Segment Start: DATASET EXCERPTS
# Nikhil-AI-Labs/image-super-resolution-2

Hardware: AMD Instinct MI355X
Metric: output MPix/s at x4 SR (256->1024) (higher is better)
Workload: dtype bf16 (bf16 MFMA operands, fp32 accumulate, fp32 activations in HBM)

## Files before the change

### image-super-resolution-2_amd/csrc/conv_gemm_bf16.hip

```cpp
#include "ff_common.h"

typedef __bf16 bf16x8 __attribute__((ext_vector_type(8)));
typedef __bf16 bf16x4 __attribute__((ext_vector_type(4)));

struct ConvBfParams {
  const float* in;
  const __bf16* w_hi;
  const __bf16* w_lo;
  const float* bias;
  const float* mul;
  const float* res;
  const float* kmul;
  float* out;
  int B, H, W, Cin, ldi;
  int Ho, Wo, Cout, ldo, ldr;
  int KH, KW, sy, sx, py, px;
  int K, Kp, M;
  int Cp;
  int act;
  float alpha;
  int shuffle;
  int vec_out;
  int gate;
};

template <int BM, int BN, int WM, int WN, bool VEC4, int NTERMS, int BKB>
__global__ __launch_bounds__(WM * WN * 64) void conv_igemm_bf16_kernel(ConvBfParams p) {
  constexpr int ROWB = BKB * 4 + 16, PLB = BKB * 2;
  constexpr int KQ = BKB / 4, QB = BKB / 8;
  constexpr int NT = WM * WN * 64;
  constexpr int TM = BM / WM, TN = BN / WN;
  constexpr int MI = TM / 32, NI = TN / 32;
  constexpr int RPP = NT / KQ;
  constexpr int AQ = BM / RPP;
  constexpr int BI = (BN * 2 * QB + NT - 1) / NT;
  static_assert(BM % RPP == 0, "A staging must tile the rows");
  extern __shared__ __attribute__((aligned(16))) unsigned char smem[];
  unsigned char* As = smem;
  unsigned char* Bs = smem + 2 * BM * ROWB;

  const int tid = threadIdx.x;
  const int lane = tid & 63, wid = tid >> 6;
  const int l31 = lane & 31, hh = lane >> 5;
  const int wr = wid / WN, wc = wid % WN;

  const int mtiles = (p.M + BM - 1) / BM, ntiles = (p.Cout + BN - 1) / BN;
  const int L = ff_xcd_remap(blockIdx.x, mtiles * ntiles);
  const int m0 = (L / ntiles) * BM, n0 = (L % ntiles) * BN;

  const int srow = tid / KQ, kq = tid % KQ;
  int a_b[AQ], a_iy[AQ], a_ix[AQ];
  bool a_ok[AQ];
#pragma unroll
  for (int i = 0; i < AQ; ++i) {
    const int m = m0 + srow + RPP * i;
    a_ok[i] = m < p.M;
    const int mm = a_ok[i] ? m : 0;
    const int ox = mm % p.Wo, t2 = mm / p.Wo;
    const int oy = t2 % p.Ho;
    a_b[i] = t2 / p.Ho;
    a_iy[i] = oy * p.sy - p.py;
    a_ix[i] = ox * p.sx - p.px;
  }
  const bool is1x1 = (p.KH == 1 && p.KW == 1);

  f32x4 ra[AQ];
  uint4 rb[BI];

  auto load_chunk = [&](int k0) {
    if (VEC4) {
      int ky = 0, kx = 0, ci;
      bool kok;
      if (p.Cp > 0) {
        const int tap = k0 / p.Cp;
        ci = k0 - tap * p.Cp + 4 * kq;
        kok = ci < p.Cin;
        ky = tap / p.KW;
        kx = tap - ky * p.KW;
      } else {
        const int k = k0 + 4 * kq;
        kok = k < p.K;
        ci = k;
        if (!is1x1 && kok) {
          const int tap = k / p.Cin;
          ci = k - tap * p.Cin;
          ky = tap / p.KW;
          kx = tap - ky * p.KW;
        }
      }
#pragma unroll
      for (int i = 0; i < AQ; ++i) {
        const int iy = a_iy[i] + ky, ix = a_ix[i] + kx;
        f32x4 v = {0.f, 0.f, 0.f, 0.f};
        if (kok && a_ok[i] && (unsigned)iy < (unsigned)p.H && (unsigned)ix < (unsigned)p.W)
          v = *reinterpret_cast<const f32x4*>(p.in + ((long long)(a_b[i] * p.H + iy) * p.W + ix) * p.ldi + ci);
        ra[i] = v;
      }
      if (p.kmul && kok) {
        const f32x4 km = *reinterpret_cast<const f32x4*>(p.kmul + ci);
#pragma unroll
        for (int i = 0; i < AQ; ++i) ra[i] *= km;
      }
    } else {
#pragma unroll
      for (int e = 0; e < 4; ++e) {
        const int k = k0 + 4 * kq + e;
        const bool kok = k < p.K;
        int ky = 0, kx = 0, ci = k;
// ... 17 lines not shown
    for (int j = 0; j < BI; ++j) {
      const int id = tid + NT * j;
      const int plane = id / (BN * QB), rem = id % (BN * QB);
      const int r = rem / QB, q = rem % QB;
      uint4 v = {0u, 0u, 0u, 0u};
      if (id < BN * 2 * QB && (NTERMS == 3 || plane == 0) && n0 + r < p.Cout) {
        const __bf16* src = (plane ? p.w_lo : p.w_hi) + (long long)(n0 + r) * p.Kp + k0 + 8 * q;
        v = *reinterpret_cast<const uint4*>(src);
      }
      rb[j] = v;
    }
  };

  auto store_chunk = [&](int buf) {
#pragma unroll
    for (int i = 0; i < AQ; ++i) {
      bf16x4 hi, lo;
#pragma unroll
      for (int e = 0; e < 4; ++e) {
        const float f = ra[i][e];
        const __bf16 h = (__bf16)f;
        hi[e] = h;
        lo[e] = (__bf16)(f - (float)h);
      }
      unsigned char* dst = As + (size_t)(buf * BM + srow + RPP * i) * ROWB + kq * 8;
      *reinterpret_cast<bf16x4*>(dst) = hi;
      if (NTERMS >= 2) *reinterpret_cast<bf16x4*>(dst + PLB) = lo;
    }
#pragma unroll
    for (int j = 0; j < BI; ++j) {
      const int id = tid + NT * j;
      const int plane = id / (BN * QB), rem = id % (BN * QB);
      const int r = rem / QB, q = rem % QB;
      if (id < BN * 2 * QB && (NTERMS == 3 || plane == 0))
        *reinterpret_cast<uint4*>(Bs + (size_t)(buf * BN + r) * ROWB + plane * PLB + q * 16) = rb[j];
    }
  };

  f32x16 acc[MI][NI];
#pragma unroll
  for (int i = 0; i < MI; ++i)
#pragma unroll
    for (int j = 0; j < NI; ++j)
#pragma unroll
      for (int r = 0; r < 16; ++r) acc[i][j][r] = 0.f;

  const int nchunks = p.Kp / BKB;
  load_chunk(0);
  store_chunk(0);
  __syncthreads();

  for (int c = 0; c < nchunks; ++c) {
    const int buf = c & 1;
    if (c + 1 < nchunks) load_chunk((c + 1) * BKB);
#pragma unroll
    for (int s = 0; s < BKB / 16; ++s) {
      bf16x8 ah[MI], al[MI], bh[NI], bl[NI];
#pragma unroll
      for (int i = 0; i < MI; ++i) {
        const unsigned char* ap = As + (size_t)(buf * BM + wr * TM + i * 32 + l31) * ROWB + 32 * s + 16 * hh;
        ah[i] = *reinterpret_cast<const bf16x8*>(ap);
        if (NTERMS >= 2) al[i] = *reinterpret_cast<const bf16x8*>(ap + PLB);
      }
#pragma unroll
      for (int j = 0; j < NI; ++j) {
        const unsigned char* bp = Bs + (size_t)(buf * BN + wc * TN + j * 32 + l31) * ROWB + 32 * s + 16 * hh;
        bh[j] = *reinterpret_cast<const bf16x8*>(bp);
        if (NTERMS == 3) bl[j] = *reinterpret_cast<const bf16x8*>(bp + PLB);
      }
#pragma unroll
      for (int i = 0; i < MI; ++i)
#pragma unroll
        for (int j = 0; j < NI; ++j) {
          if (NTERMS == 3) acc[i][j] = __builtin_amdgcn_mfma_f32_32x32x16_bf16(ah[i], bl[j], acc[i][j], 0, 0, 0);
          if (NTERMS >= 2) acc[i][j] = __builtin_amdgcn_mfma_f32_32x32x16_bf16(al[i], bh[j], acc[i][j], 0, 0, 0);
          acc[i][j] = __builtin_amdgcn_mfma_f32_32x32x16_bf16(ah[i], bh[j], acc[i][j], 0, 0, 0);
        }
    }
    if (c + 1 < nchunks) store_chunk(buf ^ 1);
    __syncthreads();
  }

  auto epilogue = [&](auto ACTC) {
    constexpr int ACT = decltype(ACTC)::value;
    const bool has_res = p.res != nullptr;
    if (p.gate) {
      float* tr = reinterpret_cast<float*>(smem) + wid * (32 * 36);
      const int grow = lane >> 2, seg = lane & 3;
#pragma unroll
      for (int j = 0; j < NI; ++j) {
        const int n = n0 + wc * TN + j * 32 + l31;
        const float bv = (p.bias && n < p.Cout) ? p.bias[n] : 0.f;
        const int nq = (n0 + wc * TN + j * 32) / 2 + 4 * seg;
        const bool nqok = nq < p.Cout / 2;
#pragma unroll
        for (int i = 0; i < MI; ++i) {
          const int mb = m0 + wr * TM + i * 32;
#pragma unroll
          for (int r = 0; r < 16; ++r) tr[((r & 3) + 8 * (r >> 2) + 4 * hh) * 36 + l31] = acc[i][j][r] + bv;
#pragma unroll
          for (int pass = 0; pass < 2; ++pass) {
            const int row = grow + 16 * pass;
            const f32x4 a = *reinterpret_cast<const f32x4*>(tr + row * 36 + 8 * seg);
            const f32x4 b2 = *reinterpret_cast<const f32x4*>(tr + row * 36 + 8 * seg + 4);
            const f32x4 o = {a[0] * a[1], a[2] * a[3], b2[0] * b2[1], b2[2] * b2[3]};
            const int m = mb + row;
            if (nqok && m < p.M) *reinterpret_cast<f32x4*>(p.out + (long long)m * p.ldo + nq) = o;
          }
        }
      }
      return;
    }
    if (p.vec_out) {
      float* tr = reinterpret_cast<float*>(smem) + wid * (32 * 36);
      const int tq = lane >> 3, q4 = 4 * (lane & 7);
#pragma unroll
      for (int j = 0; j < NI; ++j) {
        const int n = n0 + wc * TN + j * 32 + l31;
        const int nc = n < p.Cout ? n : 0;
        const float bv = p.bias ? p.bias[nc] : 0.f;
        const float mv = (p.mul ? p.mul[nc] : 1.f) * p.alpha;
        const int nq = n0 + wc * TN + j * 32 + q4;
        const bool nqok = nq < p.Cout;
#pragma unroll
        for (int i = 0; i < MI; ++i) {
          const int mb = m0 + wr * TM + i * 32;
          f32x4 rq[4];
          long long oo[4];
          bool ok[4];
#pragma unroll
          for (int k = 0; k < 4; ++k) {
            const int m = mb + tq + 8 * k;
            ok[k] = nqok && m < p.M;
            oo[k] = ok[k] ? (long long)m * p.ldo + nq : 0;
            f32x4 r0 = {0.f, 0.f, 0.f, 0.f};
            if (has_res) { const f32x4 u = *reinterpret_cast<const f32x4*>(p.res + (ok[k] ? (long long)m * p.ldr + nq : 0)); r0 = ok[k] ? u : r0; }
            rq[k] = r0;
          }
#pragma unroll
          for (int r = 0; r < 16; ++r)
            tr[((r & 3) + 8 * (r >> 2) + 4 * hh) * 36 + l31] = ff_act_c<ACT, true>(acc[i][j][r] + bv) * mv;
          f32x4 ov[4];
#pragma unroll
          for (int k = 0; k < 4; ++k) ov[k] = *reinterpret_cast<const f32x4*>(tr + (tq + 8 * k) * 36 + q4) + rq[k];
          if (nqok && mb + 32 <= p.M) {
#pragma unroll
            for (int k = 0; k < 4; ++k) *reinterpret_cast<f32x4*>(p.out + oo[k]) = ov[k];
          } else {
#pragma unroll
            for (int k = 0; k < 4; ++k)
              if (ok[k]) *reinterpret_cast<f32x4*>(p.out + oo[k]) = ov[k];
          }
        }
      }
      return;
    }
#pragma unroll
    for (int j = 0; j < NI; ++j) {
      const int n = n0 + wc * TN + j * 32 + l31;
      if (n >= p.Cout) continue;
      const float bv = p.bias ? p.bias[n] : 0.f;
      const float mv = (p.mul ? p.mul[n] : 1.f) * p.alpha;
#pragma unroll
      for (int i = 0; i < MI; ++i) {
        long long oidx[16];
        float rv[16];
        const int mb = m0 + wr * TM + i * 32 + 4 * hh;
        if (p.shuffle == 2) {
#pragma unroll
          for (int r = 0; r < 16; ++r) {
            const int m = mb + (r & 3) + 8 * (r >> 2);
            const int mm = m < p.M ? m : 0;
            const int ox = mm % p.Wo, t2 = mm / p.Wo;
            const int oy = t2 % p.Ho, b = t2 / p.Ho;
            const int co = n >> 2, dy = (n >> 1) & 1, dx = n & 1;
            const long long pix = ((long long)(b * 2 * p.Ho + 2 * oy + dy) * (2 * p.Wo) + 2 * ox + dx);
            oidx[r] = pix * p.ldo + co;
            rv[r] = has_res ? p.res[pix * p.ldr + co] : 0.f;
          }
        } else {
#pragma unroll
          for (int r = 0; r < 16; ++r) {
            const int m = mb + (r & 3) + 8 * (r >> 2);
            const int mm = m < p.M ? m : 0;
            oidx[r] = (long long)mm * p.ldo + n;
            rv[r] = has_res ? p.res[(long long)mm * p.ldr + n] : 0.f;
          }
        }
        if (mb + 28 < p.M) {
#pragma unroll
          for (int r = 0; r < 16; ++r) p.out[oidx[r]] = ff_act_c<ACT, true>(acc[i][j][r] + bv) * mv + rv[r];
        } else {
#pragma unroll
          for (int r = 0; r < 16; ++r) {
            const int m = mb + (r & 3) + 8 * (r >> 2);
            if (m < p.M) p.out[oidx[r]] = ff_act_c<ACT, true>(acc[i][j][r] + bv) * mv + rv[r];
          }
        }
      }
    }
  };
  FF_DISPATCH_ACT(p.act, epilogue)
}
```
Segment End: DATASET EXCERPTS
### WORK INSTRUCTION
Check each line of the records for "nchunks" and copy the ones that contain it.

### YOUR RESPONSE
  const int nchunks = p.Kp / BKB;
  for (int c = 0; c < nchunks; ++c) {
    if (c + 1 < nchunks) load_chunk((c + 1) * BKB);
    if (c + 1 < nchunks) store_chunk(buf ^ 1);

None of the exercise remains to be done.